1.1.2 Cumulative distribution and probability density functions
The cumulative distribution function (cdf) of a random variable \(X\) is \(F(x):=\mathbb{P}[X\leq x].\) When an independent and identically distributed (iid) sample \(X_1,\ldots,X_n\) is given, the cdf can be estimated by the empirical distribution function (ecdf)
\[\begin{align} F_n(x)=\frac{1}{n}\sum_{i=1}^n1_{\{X_i\leq x\}}, \tag{1.1} \end{align}\]

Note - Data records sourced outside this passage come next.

template <int S, int U2, int HV, bool KM>
__global__ __launch_bounds__(1024) void seed_filter_packed_kernel(const filter_params P, const uint4 *__restrict__ shadow)
{
    extern __shared__ uint32_t lds[];
    for (uint32_t i = threadIdx.x; i < P.lds_words; i += blockDim.x)
        lds[i] = P.bitmap[i];
    if ((threadIdx.x & 63) == 0) {
        uint32_t *ck = lds + P.lds_words + kCandLdsSlot + kCandRec * (threadIdx.x >> 6);
        for (uint32_t i = 0; i < kCandRec; ++i)
            ck[i] = 0;
    }
    __syncthreads();

    constexpr int NWD = 4 * U2;
    const uint32_t lane = threadIdx.x & 63;
    const uint32_t waves_per_wg = blockDim.x >> 6;
    const uint32_t wave_in_wg = (uint32_t)__builtin_amdgcn_readfirstlane(threadIdx.x >> 6);
    const uint64_t wave_id = (uint64_t)blockIdx.x * waves_per_wg + wave_in_wg;
    const uint64_t n_waves = (uint64_t)gridDim.x * waves_per_wg;
    const uint32_t idx_mask = P.bitmap_words * 32 - 1;

    const uint64_t base0 = P.lo & ~4095ull;
    const uint64_t n_chunks = (P.hi - base0 + 4095) / 4096;
    const uint64_t span = P.span_chunks;
    const uint64_t n_spans = (n_chunks + span - 1) / span;
    const uint4 *lane_src = shadow + (base0 / 64) + lane;

    uint64_t sp = wave_id;
    for (;;) {
        if (P.dynamic == 1) {
            unsigned long long t = 0;
            if (lane == 0)
                t = atomicAdd(&P.counters[kCntSpanHead], 1ull);
            sp = ((unsigned long long)__builtin_amdgcn_readfirstlane((uint32_t)(t >> 32)) << 32) |
                 (uint32_t)__builtin_amdgcn_readfirstlane((uint32_t)t);
        } else if (P.dynamic == 2) {
            __syncthreads();
            if (threadIdx.x == 0) {
                const unsigned long long t = atomicAdd(&P.counters[kCntSpanHead], (unsigned long long)waves_per_wg);
                lds[P.lds_words] = (uint32_t)t;
                lds[P.lds_words + 1] = (uint32_t)(t >> 32);
            }
            __syncthreads();
            const uint64_t base = ((uint64_t)(uint32_t)__builtin_amdgcn_readfirstlane(lds[P.lds_words + 1]) << 32) |
                                  (uint32_t)__builtin_amdgcn_readfirstlane(lds[P.lds_words]);
            if (base >= n_spans)
                break;
            sp = base + wave_in_wg;
            if (sp >= n_spans)
                continue;
        }
        if (sp >= n_spans)
            break;
        const uint64_t c_begin = sp * span;
        const uint64_t c_end = c_begin + span < n_chunks ? c_begin + span : n_chunks;
        const uint64_t fast_end = c_begin + (c_end - c_begin + U2 - 1) / U2 * U2;
        span_open(P, lds, lane, base0 + c_begin * 4096);
        uint32_t carry_in = 0;
        {
            const uint64_t first_word = (base0 + c_begin * 4096) / 16;
            if (first_word > 0 && lane == 0)
                carry_in = reinterpret_cast<const uint32_t *>(shadow)[first_word - 1];
            carry_in = __builtin_amdgcn_readfirstlane(carry_in);
        }
        uint4 nxt[U2];
#pragma unroll
        for (int u = 0; u < U2; ++u)
            nxt[u] = load16_stream(reinterpret_cast<const uint8_t *>(lane_src + (c_begin + u) * 64));
        for (uint64_t ch = c_begin; ch < fast_end; ch += U2) {
            uint4 cur[U2];
#pragma unroll
            for (int u = 0; u < U2; ++u)
                cur[u] = nxt[u];
            const bool more = ch + U2 < fast_end;
            const uint64_t pf = more ? ch + U2 : ch;
            const uint64_t ustride = more ? 64 : 0;
#pragma unroll
            for (int u = 0; u < U2; ++u)
                nxt[u] = load16_stream(reinterpret_cast<const uint8_t *>(lane_src + pf * 64 + (uint64_t)u * ustride));
            __builtin_amdgcn_sched_barrier(0);
            uint32_t w[NWD], prev[NWD];
            const uint32_t nv[1] = {0};
#pragma unroll
            for (int u = 0; u < U2; ++u) {
                w[4 * u + 0] = cur[u].x;
                w[4 * u + 1] = cur[u].y;
                w[4 * u + 2] = cur[u].z;
                w[4 * u + 3] = cur[u].w;
                uint32_t p0 = __builtin_amdgcn_update_dpp(0u, cur[u].w, 0x138 , 0xF, 0xF, false);
                if (lane == 0)
                    p0 = carry_in;
                carry_in = __builtin_amdgcn_readlane(cur[u].w, 63);
                prev[4 * u + 0] = p0;
                prev[4 * u + 1] = cur[u].x;
                prev[4 * u + 2] = cur[u].y;
                prev[4 * u + 3] = cur[u].z;
            }
            filter_words<S, NWD, HV, 4, true, KM>(P, w, prev, nv, base0 + ch * 4096, lane, lds, idx_mask);
        }
        sp += n_waves;
    }
    surv_close(P, cand_chunk_of(P, lds), lane);
}

struct verify_params
{
    const uint8_t *text;
    uint64_t text_alloc;
    uint64_t ctx_begin;
    uint64_t scan_begin;
    uint64_t scan_end;
    uint64_t pos_offset;
    const band_rec *bands;
    const unsigned long long *counters;
    uint32_t band_counter;
    uint32_t preselected;
    uint64_t band_cap;
    ulonglong2 *band_tab;
    uint32_t table_mask, band_bits;
    uint32_t runs;
    const uint8_t *surplus;
    uint32_t Bw;
    uint32_t overlap;
    uint32_t max_m;
    const uint32_t *peq32;
    uint32_t sigma;
    uint32_t nw_table;
    uint32_t max_k;
    const int32_t *m;
    const int32_t *k;
    uint32_t report_begin;
    uint32_t max_span;
    uint32_t wave_text;
    unsigned long long *seen;
    uint32_t seen_mask;
    spm_hit *hits;
    unsigned long long *hit_counter;
    uint64_t hit_cap;
    unsigned long long *overflow;
    const uint64_t *seg_offsets;
    uint64_t n_segments;
    const uint32_t *seg_owned;
};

where \(1_A:=\begin{cases}1,&A\text{ is true},\\0,&A\text{ is false}\end{cases}\) is an indicator function.2
Continuous random variables are characterized by either the cdf \(F\) or the probability density function (pdf) \(f=F',\) the latter representing the infinitesimal relative probability of \(X\) per unit of length. We write \(X\sim F\) (or \(X\sim f\)) to denote that \(X\) has a cdf \(F\) (or a pdf \(f\)). If two random variables \(X\) and \(Y\) have the same distribution, we write \(X\stackrel{d}{=}Y.\)
1.1.3 Expectation
The expectation operator is constructed using the Lebesgue–Stieljes “\(\,\mathrm{d}F(x)\)” integral. Hence, for \(X\sim F,\) the expectation of \(g(X)\) is
\[\begin{align*} \mathbb{E}[g(X)]:=&\,\int g(x)\,\mathrm{d}F(x)\\ =&\, \begin{cases} \displaystyle\int g(x)f(x)\,\mathrm{d}x,&\text{ if }X\text{ is continuous,}\\\displaystyle\sum_{\{x\in\mathbb{R}:\mathbb{P}[X=x]>0\}} g(x)\mathbb{P}[X=x],&\text{ if }X\text{ is discrete.} \end{cases} \end{align*}\]
Unless otherwise stated, the integration limits of any integral are \(\mathbb{R}\) or \(\mathbb{R}^p.\) The variance operator is defined as \(\mathbb{V}\mathrm{ar}[X]:=\mathbb{E}[(X-\mathbb{E}[X])^2].\)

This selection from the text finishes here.